Captured by Street Art

Why Does Graffiti Demand Our Attention?

The atypical street art style is one of the most recognisable artistic expressions. Commonly referred to under the blanket term graffiti, the world now knows there are absolutely no limits on what this term can imply. Over generations artists have begun to break the boundaries of what can be made in this format, and yet even now the images and typography we have come to associate with the term are just as striking as they once were. But what is it that makes that so synonymous ‘urban’ style so captivating?


The use of colour is paramount to the eye-catching aesthetic of street art. Correct use results in a mural that is simply unavoidable, whether people walk, drive or idly drift past it on a train. The vivid and fluorescent paints that coat so many walls are found in a spectrum that many other colours we come across daily cannot compare to. The ability to blend these popping tones also helps draw in our eyes. Some of the most beautiful and lifelike pieces use the gradients to create a natural look and feel, whereas others benefit from cell-shaded variances in tone. The vibrancy we have come to expect from street art continues as technology allows for better use and even crazier pigments.

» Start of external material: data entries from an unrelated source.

inline int strided_c() { static const int c = getenv("ZKIR_NTT_C") ? atoi(getenv("ZKIR_NTT_C")) : 2; return c; }

template <bool DIT>
void run_strided_stages(uint32_t* data, uint64_t n, uint32_t n_blocks, int L, int s0, int stages, const uint32_t* tw, const uint32_t* small, int log_small, uint32_t j4_m,
                        uint32_t r8_m, uint32_t r8_3_m, hipStream_t s) {
  while (stages > 0) {
    int take;
    if (stages >= 10 && stages != 11) take = 10;
    else if (stages == 11) take = 8;
    else if (stages == 9) take = 6;
    else if (stages == 7) take = 4;
    else if (stages == 5) take = 3;
    else take = stages;
    switch (take) {
      case 10:
        if (strided_c() == 2) launch_strided_r4<DIT, 5, 2, 1024>(data, n, n_blocks, L, s0, tw, small, log_small, j4_m, s);
        else launch_strided_r4<DIT, 5, 1, 512>(data, n, n_blocks, L, s0, tw, small, log_small, j4_m, s);
        break;
      case 8: launch_strided_r4<DIT, 4, 3, 512>(data, n, n_blocks, L, s0, tw, small, log_small, j4_m, s); break;
      case 6: launch_strided_r4<DIT, 3, 4, 256>(data, n, n_blocks, L, s0, tw, small, log_small, j4_m, s); break;
      case 4: launch_strided_r4<DIT, 2, 5, 128>(data, n, n_blocks, L, s0, tw, small, log_small, j4_m, s); break;
      case 3:
        hipLaunchKernelGGL((ntt_reg_kernel<DIT, 3>), dim3((unsigned)(((n >> 3) * 2 + NT - 1) / NT), n_blocks), dim3(NT), 0, s, (uint4*)data, 2 * n, L, s0, tw, j4_m, r8_m, r8_3_m);
        break;
      case 2:
        hipLaunchKernelGGL((ntt_reg_kernel<DIT, 2>), dim3((unsigned)(((n >> 2) * 2 + NT - 1) / NT), n_blocks), dim3(NT), 0, s, (uint4*)data, 2 * n, L, s0, tw, j4_m, r8_m, r8_3_m);
        break;
      default:
        hipLaunchKernelGGL(ntt_stage_kernel<DIT>, dim3((unsigned)((n + NT - 1) / NT), n_blocks), dim3(NT), 0, s, (uint4*)data, 2 * n, L, s0, tw);
        break;
    }
    s0 += take; stages -= take;
  }
}

__global__ __launch_bounds__(NT) void lde_small_kernel(const uint32_t* __restrict__ in, uint32_t* __restrict__ out, int L, const uint32_t* __restrict__ small_inv,
                                                        const uint32_t* __restrict__ small_fwd, const uint32_t* __restrict__ g_lo, const uint32_t* __restrict__ g_hi) {
  extern __shared__ uint32_t lds[];
  const uint32_t n = 1u << L;
  const uint32_t* x = in + (uint64_t)blockIdx.x * n * 8;
  uint32_t* y = out + (uint64_t)blockIdx.x * 2 * n * 8;
  for (int c = 0; c < 8; c++) {
    for (uint32_t e = threadIdx.x; e < n; e += NT) lds[e] = x[(uint64_t)e * 8 + c];
    __syncthreads();
// ... 11 lines not shown
    uint32_t v[2];
    int cnt = 0;
    for (uint32_t e = threadIdx.x; e < n; e += NT) { const uint32_t k = bitrev(e, L); v[cnt++] = bb::mont_mul(bb::mont_mul(lds[e], g_lo[k & 1023]), g_hi[k >> 10]); }
    __syncthreads();
    cnt = 0;
    for (uint32_t e = threadIdx.x; e < n; e += NT) { lds[2 * e] = v[cnt]; lds[2 * e + 1] = v[cnt]; cnt++; }
    __syncthreads();
    for (int s = 1; s <= L; s++) {
      const uint32_t half = 1u << s;
      for (uint32_t q = threadIdx.x; q < n; q += NT) {
        const uint32_t r_lo = q & (half - 1), r_hi = q >> s;
        const uint32_t ia = (r_hi << (s + 1)) | r_lo, ib = ia + half;
        const uint32_t a = lds[ia], t = bb::mont_mul(lds[ib], small_fwd[r_lo << (L - s)]);
        lds[ia] = bb::add(a, t); lds[ib] = bb::sub(a, t);
      }
      __syncthreads();
    }
    for (uint32_t e = threadIdx.x; e < 2 * n; e += NT) y[(uint64_t)e * 8 + c] = lds[e];
    __syncthreads();
  }
}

The reason street art turns our head so often is that it is so well defined. Many times, this is created by the thick and dark lines that surround the portraits or words we see, providing almost a 3D effect as the images appear to leap from the backgrounds they are placed on. Though this isn’t always the case. Another way that graffiti often grabs us is thanks to its borders that come in many shapes and sizes. Stenciled pieces can regularly be found surrounded by the shape of the card used; this rectangular framing invites our eyes to look inside the windows they have created. Other artists bring in our focus by showing perspective lines, these have been made to look like the beams of a rising sun multiple times. Paint drips, spatter, arrows and other tools are all used in this fashion to lock in our eyes, which are often overwhelmed by the many other signs vying for our attention.


Although oftentimes it seems like the location of graffiti is random, (which in some cases by pure necessity it is) the best artists calculate the place for their mural. Not only should the chosen spot be somewhere that will have enough onlookers but also be significant to what the artwork is about. This is executed best in politically significant pieces; placing provocative works in as proximity as possible to the people who are engaged in the decision-making. You can also see street art become rife within heavily populated areas as the artists attempt to convey messages to the masses in guerilla-inspired methods. Yet despite all these, what usually has us pausing for some art is the juxtaposition between the vibrancy of the work and its canvas. In impoverished urban areas these visually loud, rainbow pictures become unmissable on grey walls and blackened buildings, providing, colour, light and hope to anyone in their reach.